Prompt:
From the listing below, work out how many lines contain "mine"; the answer is that number and nothing more.

Provided information:

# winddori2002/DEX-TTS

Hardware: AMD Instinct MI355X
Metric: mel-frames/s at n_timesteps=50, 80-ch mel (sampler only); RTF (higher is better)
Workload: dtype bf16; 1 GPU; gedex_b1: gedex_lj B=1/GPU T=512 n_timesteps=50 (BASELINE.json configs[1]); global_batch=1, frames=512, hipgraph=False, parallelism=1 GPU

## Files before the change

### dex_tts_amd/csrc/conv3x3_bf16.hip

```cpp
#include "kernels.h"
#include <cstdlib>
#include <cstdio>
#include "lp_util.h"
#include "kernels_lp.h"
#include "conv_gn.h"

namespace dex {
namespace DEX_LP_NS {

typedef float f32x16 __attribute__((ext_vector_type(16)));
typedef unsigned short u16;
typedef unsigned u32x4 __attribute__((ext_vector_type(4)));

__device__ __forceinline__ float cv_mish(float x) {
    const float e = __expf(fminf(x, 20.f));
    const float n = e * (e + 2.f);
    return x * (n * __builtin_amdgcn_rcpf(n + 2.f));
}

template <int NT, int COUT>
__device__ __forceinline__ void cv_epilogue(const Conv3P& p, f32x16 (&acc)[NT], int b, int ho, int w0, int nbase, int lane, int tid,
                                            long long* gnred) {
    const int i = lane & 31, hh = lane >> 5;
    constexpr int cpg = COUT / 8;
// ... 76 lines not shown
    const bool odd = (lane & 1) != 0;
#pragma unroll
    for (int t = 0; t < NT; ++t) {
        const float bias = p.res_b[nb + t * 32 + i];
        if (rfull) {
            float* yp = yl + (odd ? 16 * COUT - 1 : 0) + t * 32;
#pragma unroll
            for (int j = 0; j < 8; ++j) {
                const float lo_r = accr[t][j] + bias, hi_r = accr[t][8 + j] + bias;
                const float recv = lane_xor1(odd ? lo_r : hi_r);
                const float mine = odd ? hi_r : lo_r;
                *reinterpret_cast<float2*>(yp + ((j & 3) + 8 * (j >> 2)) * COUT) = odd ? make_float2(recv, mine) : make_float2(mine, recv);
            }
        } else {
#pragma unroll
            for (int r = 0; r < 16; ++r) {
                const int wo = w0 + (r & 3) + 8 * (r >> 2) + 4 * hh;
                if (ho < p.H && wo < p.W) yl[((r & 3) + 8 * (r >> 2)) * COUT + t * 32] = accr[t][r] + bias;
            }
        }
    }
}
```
---
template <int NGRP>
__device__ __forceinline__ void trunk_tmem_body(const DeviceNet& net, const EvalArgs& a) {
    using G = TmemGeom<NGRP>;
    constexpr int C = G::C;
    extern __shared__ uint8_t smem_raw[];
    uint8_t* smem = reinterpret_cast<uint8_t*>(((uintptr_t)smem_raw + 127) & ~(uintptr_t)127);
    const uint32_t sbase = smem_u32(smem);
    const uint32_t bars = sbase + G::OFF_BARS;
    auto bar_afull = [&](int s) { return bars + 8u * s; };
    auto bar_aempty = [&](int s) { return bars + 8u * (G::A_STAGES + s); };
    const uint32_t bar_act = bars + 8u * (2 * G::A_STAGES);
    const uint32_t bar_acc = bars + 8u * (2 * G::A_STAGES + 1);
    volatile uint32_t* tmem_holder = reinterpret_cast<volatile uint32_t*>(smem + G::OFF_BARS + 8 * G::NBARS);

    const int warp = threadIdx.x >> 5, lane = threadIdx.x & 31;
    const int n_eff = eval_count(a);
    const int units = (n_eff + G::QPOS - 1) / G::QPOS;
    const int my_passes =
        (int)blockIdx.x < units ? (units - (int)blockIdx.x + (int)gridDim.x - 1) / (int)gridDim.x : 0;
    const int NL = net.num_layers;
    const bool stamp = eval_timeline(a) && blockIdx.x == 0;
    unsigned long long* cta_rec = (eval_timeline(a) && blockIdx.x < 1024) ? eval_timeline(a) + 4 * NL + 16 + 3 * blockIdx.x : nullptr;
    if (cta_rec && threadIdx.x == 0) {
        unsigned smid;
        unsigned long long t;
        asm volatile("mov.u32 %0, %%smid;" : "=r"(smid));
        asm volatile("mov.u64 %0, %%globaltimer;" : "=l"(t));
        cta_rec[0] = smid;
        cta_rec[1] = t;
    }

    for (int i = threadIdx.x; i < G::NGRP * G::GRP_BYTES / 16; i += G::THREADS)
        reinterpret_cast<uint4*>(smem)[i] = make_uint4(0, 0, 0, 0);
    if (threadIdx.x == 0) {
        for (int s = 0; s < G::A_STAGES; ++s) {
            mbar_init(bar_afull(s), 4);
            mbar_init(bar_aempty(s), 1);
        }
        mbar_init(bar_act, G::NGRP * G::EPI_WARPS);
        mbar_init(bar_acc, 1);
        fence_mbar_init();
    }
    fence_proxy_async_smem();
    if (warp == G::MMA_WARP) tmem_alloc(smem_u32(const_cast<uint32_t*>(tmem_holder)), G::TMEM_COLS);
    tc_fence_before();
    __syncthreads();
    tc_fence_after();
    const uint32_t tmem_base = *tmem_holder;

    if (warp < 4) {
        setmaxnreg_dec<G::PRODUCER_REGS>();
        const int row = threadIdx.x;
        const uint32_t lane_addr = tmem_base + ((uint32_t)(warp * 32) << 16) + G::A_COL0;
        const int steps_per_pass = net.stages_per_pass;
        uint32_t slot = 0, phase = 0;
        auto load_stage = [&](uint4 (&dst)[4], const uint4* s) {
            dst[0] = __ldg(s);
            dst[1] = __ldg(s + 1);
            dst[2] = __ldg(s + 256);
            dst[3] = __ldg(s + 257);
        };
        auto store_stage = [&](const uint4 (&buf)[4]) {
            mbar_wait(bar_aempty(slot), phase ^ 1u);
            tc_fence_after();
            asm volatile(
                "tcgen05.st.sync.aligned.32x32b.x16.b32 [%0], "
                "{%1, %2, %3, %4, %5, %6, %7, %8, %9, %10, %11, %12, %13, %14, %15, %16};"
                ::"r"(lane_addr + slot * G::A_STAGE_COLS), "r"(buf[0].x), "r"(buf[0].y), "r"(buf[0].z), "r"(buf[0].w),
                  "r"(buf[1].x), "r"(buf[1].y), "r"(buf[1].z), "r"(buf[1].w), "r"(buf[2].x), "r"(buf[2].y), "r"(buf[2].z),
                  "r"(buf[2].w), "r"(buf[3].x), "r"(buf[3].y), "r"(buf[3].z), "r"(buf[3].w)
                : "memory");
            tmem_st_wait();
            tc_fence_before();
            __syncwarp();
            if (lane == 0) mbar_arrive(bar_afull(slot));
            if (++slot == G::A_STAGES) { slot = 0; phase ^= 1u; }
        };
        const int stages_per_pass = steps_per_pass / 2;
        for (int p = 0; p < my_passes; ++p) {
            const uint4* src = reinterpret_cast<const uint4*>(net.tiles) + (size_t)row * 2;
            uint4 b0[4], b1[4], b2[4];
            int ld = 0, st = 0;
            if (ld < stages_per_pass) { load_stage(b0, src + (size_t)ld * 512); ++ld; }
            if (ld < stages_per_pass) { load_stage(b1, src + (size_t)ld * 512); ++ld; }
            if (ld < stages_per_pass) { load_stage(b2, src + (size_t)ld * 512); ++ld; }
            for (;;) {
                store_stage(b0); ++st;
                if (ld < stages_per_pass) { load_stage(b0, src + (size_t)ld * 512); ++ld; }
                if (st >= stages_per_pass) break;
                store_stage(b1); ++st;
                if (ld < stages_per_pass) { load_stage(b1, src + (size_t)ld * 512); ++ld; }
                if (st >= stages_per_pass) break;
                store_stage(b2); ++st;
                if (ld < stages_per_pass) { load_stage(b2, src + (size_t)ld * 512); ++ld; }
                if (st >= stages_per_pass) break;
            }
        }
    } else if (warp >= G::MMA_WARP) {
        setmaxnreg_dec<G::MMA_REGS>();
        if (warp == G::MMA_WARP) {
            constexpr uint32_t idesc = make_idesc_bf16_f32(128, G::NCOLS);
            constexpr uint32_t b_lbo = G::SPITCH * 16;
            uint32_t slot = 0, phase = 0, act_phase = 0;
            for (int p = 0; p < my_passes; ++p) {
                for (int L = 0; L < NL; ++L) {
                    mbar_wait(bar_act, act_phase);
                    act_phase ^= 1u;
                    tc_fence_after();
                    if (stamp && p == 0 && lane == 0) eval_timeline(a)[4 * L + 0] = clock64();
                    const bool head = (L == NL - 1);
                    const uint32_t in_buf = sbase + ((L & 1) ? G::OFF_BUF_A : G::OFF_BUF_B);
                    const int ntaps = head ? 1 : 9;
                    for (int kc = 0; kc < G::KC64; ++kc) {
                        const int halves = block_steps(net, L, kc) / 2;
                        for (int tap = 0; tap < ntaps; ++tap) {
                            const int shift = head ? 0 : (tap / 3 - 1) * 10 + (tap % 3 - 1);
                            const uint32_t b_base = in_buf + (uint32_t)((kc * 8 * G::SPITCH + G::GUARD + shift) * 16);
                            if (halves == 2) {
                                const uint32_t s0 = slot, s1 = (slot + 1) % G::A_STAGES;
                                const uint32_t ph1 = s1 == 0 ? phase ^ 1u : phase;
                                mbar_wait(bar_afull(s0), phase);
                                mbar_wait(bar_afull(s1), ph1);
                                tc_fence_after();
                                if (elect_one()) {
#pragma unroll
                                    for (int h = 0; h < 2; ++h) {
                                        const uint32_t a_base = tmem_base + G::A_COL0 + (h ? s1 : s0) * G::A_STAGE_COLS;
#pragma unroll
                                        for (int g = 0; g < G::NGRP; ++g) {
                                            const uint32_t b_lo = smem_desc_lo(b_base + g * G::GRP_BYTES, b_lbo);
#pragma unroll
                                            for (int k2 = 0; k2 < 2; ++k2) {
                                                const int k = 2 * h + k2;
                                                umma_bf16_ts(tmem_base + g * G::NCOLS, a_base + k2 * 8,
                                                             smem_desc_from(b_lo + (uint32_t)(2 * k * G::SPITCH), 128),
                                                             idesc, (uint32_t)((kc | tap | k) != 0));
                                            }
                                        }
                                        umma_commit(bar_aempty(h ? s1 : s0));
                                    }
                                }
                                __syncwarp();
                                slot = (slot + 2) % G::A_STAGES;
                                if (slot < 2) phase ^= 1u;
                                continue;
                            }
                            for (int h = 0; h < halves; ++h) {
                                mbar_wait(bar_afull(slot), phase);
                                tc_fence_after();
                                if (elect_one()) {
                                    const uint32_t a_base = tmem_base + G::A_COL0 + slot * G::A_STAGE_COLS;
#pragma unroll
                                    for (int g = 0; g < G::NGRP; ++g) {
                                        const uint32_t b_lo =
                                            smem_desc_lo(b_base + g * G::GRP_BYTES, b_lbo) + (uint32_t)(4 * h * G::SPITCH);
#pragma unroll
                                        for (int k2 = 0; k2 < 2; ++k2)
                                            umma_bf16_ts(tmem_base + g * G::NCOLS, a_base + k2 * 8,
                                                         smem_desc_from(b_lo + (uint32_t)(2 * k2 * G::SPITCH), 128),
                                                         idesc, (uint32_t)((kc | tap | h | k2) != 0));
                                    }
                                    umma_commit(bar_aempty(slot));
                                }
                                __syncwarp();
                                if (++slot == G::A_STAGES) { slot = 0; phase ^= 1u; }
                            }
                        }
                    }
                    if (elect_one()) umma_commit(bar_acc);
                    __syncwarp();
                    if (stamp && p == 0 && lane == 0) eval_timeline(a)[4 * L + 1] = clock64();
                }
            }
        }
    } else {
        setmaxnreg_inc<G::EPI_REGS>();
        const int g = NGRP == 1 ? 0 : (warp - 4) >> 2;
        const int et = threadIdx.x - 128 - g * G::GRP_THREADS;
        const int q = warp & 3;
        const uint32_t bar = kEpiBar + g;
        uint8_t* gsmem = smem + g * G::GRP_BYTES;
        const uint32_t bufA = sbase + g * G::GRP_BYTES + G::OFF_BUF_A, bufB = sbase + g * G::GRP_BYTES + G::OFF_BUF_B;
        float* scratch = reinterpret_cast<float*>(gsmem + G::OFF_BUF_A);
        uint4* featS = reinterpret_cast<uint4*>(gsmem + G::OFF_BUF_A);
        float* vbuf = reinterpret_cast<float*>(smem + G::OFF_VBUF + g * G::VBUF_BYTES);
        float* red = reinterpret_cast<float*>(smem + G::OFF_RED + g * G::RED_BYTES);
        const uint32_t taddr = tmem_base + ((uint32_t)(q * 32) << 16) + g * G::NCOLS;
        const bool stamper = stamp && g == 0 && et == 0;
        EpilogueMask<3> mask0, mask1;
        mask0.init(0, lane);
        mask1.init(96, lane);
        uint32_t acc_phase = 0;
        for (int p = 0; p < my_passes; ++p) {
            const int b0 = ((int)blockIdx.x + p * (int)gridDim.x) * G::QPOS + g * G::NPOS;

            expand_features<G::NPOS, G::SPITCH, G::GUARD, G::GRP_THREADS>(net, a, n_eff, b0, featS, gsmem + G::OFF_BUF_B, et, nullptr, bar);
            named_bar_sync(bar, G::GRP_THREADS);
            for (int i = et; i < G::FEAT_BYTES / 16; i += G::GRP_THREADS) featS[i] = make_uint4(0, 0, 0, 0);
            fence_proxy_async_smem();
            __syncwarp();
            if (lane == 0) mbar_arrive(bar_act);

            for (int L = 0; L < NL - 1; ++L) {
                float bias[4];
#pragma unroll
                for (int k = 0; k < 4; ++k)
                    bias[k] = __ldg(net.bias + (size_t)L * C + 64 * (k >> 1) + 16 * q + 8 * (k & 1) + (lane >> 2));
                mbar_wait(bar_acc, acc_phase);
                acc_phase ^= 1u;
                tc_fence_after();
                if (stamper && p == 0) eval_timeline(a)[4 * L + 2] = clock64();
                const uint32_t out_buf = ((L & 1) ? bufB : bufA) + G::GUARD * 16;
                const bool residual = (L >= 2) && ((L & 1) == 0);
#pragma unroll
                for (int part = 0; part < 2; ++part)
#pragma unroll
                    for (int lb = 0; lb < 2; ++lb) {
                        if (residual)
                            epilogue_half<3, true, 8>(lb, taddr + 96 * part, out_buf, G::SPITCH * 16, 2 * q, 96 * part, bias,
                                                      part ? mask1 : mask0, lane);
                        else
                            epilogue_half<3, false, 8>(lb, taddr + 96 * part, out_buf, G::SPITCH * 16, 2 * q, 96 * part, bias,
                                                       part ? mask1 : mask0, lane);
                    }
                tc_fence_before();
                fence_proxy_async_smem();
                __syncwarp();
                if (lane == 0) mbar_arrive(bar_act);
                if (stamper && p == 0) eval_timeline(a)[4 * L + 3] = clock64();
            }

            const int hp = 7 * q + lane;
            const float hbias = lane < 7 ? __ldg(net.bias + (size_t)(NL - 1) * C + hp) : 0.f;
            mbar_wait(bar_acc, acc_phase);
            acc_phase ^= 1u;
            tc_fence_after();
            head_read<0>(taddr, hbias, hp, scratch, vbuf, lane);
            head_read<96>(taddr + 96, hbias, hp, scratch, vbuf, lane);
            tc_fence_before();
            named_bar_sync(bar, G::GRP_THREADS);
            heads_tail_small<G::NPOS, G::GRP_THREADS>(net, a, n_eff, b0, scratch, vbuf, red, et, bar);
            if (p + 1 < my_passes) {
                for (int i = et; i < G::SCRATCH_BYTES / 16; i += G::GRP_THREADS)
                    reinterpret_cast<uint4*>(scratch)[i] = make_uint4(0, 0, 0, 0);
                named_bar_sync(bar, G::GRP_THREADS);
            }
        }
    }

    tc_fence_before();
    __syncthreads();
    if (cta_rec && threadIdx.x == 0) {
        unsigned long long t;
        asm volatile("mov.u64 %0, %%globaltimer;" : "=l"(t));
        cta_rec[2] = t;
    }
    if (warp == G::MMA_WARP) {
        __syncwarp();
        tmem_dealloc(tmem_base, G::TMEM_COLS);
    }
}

Result for this task:
2